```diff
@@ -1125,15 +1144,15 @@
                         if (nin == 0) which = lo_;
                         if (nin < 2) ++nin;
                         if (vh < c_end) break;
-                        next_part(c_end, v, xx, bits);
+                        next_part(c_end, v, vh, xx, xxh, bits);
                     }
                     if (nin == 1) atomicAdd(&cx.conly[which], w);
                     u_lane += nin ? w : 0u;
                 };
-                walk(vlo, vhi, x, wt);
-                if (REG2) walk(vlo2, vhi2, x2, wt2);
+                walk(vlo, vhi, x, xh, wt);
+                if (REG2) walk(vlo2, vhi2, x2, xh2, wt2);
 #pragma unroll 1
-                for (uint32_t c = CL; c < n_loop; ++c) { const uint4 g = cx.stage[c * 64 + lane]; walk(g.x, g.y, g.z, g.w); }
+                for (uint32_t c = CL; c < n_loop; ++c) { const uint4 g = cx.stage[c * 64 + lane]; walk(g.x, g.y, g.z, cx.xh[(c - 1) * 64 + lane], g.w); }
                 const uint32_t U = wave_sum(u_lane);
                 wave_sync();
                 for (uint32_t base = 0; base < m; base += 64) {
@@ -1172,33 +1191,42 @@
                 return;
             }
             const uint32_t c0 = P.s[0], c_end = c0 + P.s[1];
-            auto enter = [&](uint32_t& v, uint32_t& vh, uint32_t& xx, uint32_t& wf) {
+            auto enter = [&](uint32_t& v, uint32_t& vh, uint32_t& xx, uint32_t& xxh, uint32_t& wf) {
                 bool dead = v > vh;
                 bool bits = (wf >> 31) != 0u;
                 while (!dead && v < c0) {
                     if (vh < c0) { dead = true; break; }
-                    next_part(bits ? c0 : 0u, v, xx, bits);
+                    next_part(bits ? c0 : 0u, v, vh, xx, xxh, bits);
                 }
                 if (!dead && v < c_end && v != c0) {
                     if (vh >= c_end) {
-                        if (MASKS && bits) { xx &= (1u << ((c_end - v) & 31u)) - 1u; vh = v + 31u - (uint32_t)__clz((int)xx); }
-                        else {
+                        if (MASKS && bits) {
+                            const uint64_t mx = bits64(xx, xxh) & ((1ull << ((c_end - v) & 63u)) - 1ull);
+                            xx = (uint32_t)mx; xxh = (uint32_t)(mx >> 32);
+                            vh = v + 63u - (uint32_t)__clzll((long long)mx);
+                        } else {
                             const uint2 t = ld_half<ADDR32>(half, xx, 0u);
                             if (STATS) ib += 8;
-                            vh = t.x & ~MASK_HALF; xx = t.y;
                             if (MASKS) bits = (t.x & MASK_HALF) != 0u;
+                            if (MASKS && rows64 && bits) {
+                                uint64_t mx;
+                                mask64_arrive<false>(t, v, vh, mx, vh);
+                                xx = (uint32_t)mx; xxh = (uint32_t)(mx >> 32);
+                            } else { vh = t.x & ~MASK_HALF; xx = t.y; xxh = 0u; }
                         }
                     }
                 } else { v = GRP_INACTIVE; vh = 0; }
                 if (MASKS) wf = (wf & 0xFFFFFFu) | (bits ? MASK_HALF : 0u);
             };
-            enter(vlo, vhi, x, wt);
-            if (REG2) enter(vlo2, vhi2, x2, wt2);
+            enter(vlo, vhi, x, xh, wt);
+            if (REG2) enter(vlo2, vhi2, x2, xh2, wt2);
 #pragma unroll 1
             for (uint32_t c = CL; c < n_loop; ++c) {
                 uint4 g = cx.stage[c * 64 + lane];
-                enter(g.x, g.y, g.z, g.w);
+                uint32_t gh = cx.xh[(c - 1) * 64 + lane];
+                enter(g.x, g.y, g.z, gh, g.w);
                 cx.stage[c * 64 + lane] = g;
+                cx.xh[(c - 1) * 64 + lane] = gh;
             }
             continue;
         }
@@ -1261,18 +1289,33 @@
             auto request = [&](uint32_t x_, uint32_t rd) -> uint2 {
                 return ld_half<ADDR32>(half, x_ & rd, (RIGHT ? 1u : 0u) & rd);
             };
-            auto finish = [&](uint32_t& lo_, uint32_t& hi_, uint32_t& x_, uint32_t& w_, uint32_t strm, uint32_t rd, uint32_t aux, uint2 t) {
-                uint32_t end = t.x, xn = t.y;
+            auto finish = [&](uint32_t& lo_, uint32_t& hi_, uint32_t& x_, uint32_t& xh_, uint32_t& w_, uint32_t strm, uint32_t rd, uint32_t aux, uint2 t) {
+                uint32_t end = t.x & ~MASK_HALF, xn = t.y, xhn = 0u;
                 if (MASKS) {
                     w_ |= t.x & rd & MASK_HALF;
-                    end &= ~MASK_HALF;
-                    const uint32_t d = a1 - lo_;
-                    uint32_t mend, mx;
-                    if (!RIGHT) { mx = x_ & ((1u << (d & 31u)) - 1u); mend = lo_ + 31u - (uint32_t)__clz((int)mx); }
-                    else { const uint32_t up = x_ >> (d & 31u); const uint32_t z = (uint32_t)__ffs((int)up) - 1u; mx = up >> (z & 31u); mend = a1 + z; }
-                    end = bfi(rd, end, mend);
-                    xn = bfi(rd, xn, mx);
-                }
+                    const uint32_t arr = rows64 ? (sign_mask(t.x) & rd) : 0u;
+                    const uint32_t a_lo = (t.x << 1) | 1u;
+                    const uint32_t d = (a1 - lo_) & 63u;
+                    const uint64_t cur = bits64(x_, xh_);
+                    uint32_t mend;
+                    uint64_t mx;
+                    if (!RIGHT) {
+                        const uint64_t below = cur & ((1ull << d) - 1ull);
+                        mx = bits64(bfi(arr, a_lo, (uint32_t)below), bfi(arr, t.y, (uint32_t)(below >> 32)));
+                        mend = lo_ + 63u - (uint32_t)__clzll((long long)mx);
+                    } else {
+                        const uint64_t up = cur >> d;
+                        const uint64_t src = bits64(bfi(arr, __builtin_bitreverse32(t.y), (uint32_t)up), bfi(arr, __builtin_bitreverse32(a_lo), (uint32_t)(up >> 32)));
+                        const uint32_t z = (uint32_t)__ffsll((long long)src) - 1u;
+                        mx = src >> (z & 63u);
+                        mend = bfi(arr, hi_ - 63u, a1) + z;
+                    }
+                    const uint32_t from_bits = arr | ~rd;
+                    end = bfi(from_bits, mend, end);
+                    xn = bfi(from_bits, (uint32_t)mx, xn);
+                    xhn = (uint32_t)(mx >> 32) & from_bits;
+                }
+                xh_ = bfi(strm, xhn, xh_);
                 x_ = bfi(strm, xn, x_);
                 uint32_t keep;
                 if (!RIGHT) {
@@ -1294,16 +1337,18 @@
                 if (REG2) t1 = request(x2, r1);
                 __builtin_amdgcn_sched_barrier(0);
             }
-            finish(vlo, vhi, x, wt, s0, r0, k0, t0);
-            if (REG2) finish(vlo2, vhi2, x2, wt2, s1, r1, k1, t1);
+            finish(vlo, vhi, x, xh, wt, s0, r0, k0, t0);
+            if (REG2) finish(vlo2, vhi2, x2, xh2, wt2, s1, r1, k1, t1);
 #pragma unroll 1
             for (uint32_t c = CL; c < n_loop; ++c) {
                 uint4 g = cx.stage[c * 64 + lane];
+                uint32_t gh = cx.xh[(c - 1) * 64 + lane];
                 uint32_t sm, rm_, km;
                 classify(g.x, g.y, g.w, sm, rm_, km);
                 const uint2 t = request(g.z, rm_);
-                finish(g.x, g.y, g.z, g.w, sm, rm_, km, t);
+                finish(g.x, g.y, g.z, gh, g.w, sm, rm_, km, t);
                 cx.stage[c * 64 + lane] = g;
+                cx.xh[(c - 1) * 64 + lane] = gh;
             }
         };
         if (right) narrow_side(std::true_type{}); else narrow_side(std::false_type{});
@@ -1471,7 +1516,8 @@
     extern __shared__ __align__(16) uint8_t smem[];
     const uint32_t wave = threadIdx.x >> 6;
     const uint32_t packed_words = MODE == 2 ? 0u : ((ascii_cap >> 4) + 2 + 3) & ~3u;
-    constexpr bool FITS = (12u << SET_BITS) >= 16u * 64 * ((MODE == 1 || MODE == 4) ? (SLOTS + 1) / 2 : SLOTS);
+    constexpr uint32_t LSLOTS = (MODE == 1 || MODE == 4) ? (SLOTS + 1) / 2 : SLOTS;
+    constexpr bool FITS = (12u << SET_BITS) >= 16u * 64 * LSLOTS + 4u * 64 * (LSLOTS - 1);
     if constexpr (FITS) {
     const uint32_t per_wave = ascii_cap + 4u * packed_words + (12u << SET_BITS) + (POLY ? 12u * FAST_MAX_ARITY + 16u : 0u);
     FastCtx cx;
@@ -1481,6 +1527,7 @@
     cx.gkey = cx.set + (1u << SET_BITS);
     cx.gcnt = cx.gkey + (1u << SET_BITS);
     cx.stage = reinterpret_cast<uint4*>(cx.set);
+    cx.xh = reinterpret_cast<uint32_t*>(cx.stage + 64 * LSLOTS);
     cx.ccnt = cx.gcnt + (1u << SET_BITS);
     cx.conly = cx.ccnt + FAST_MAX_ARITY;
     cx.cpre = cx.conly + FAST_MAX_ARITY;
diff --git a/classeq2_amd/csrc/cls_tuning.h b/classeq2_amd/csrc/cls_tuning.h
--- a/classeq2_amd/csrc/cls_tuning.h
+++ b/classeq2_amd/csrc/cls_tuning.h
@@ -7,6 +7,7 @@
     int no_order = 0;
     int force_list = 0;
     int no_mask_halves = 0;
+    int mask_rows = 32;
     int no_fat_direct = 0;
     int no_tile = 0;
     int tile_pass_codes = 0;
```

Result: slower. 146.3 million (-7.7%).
────
> EXERCISE DESCRIPTION
Going through the data above, state how many lines include the word "request"; only that number is needed.

> WRITTEN ANSWER
3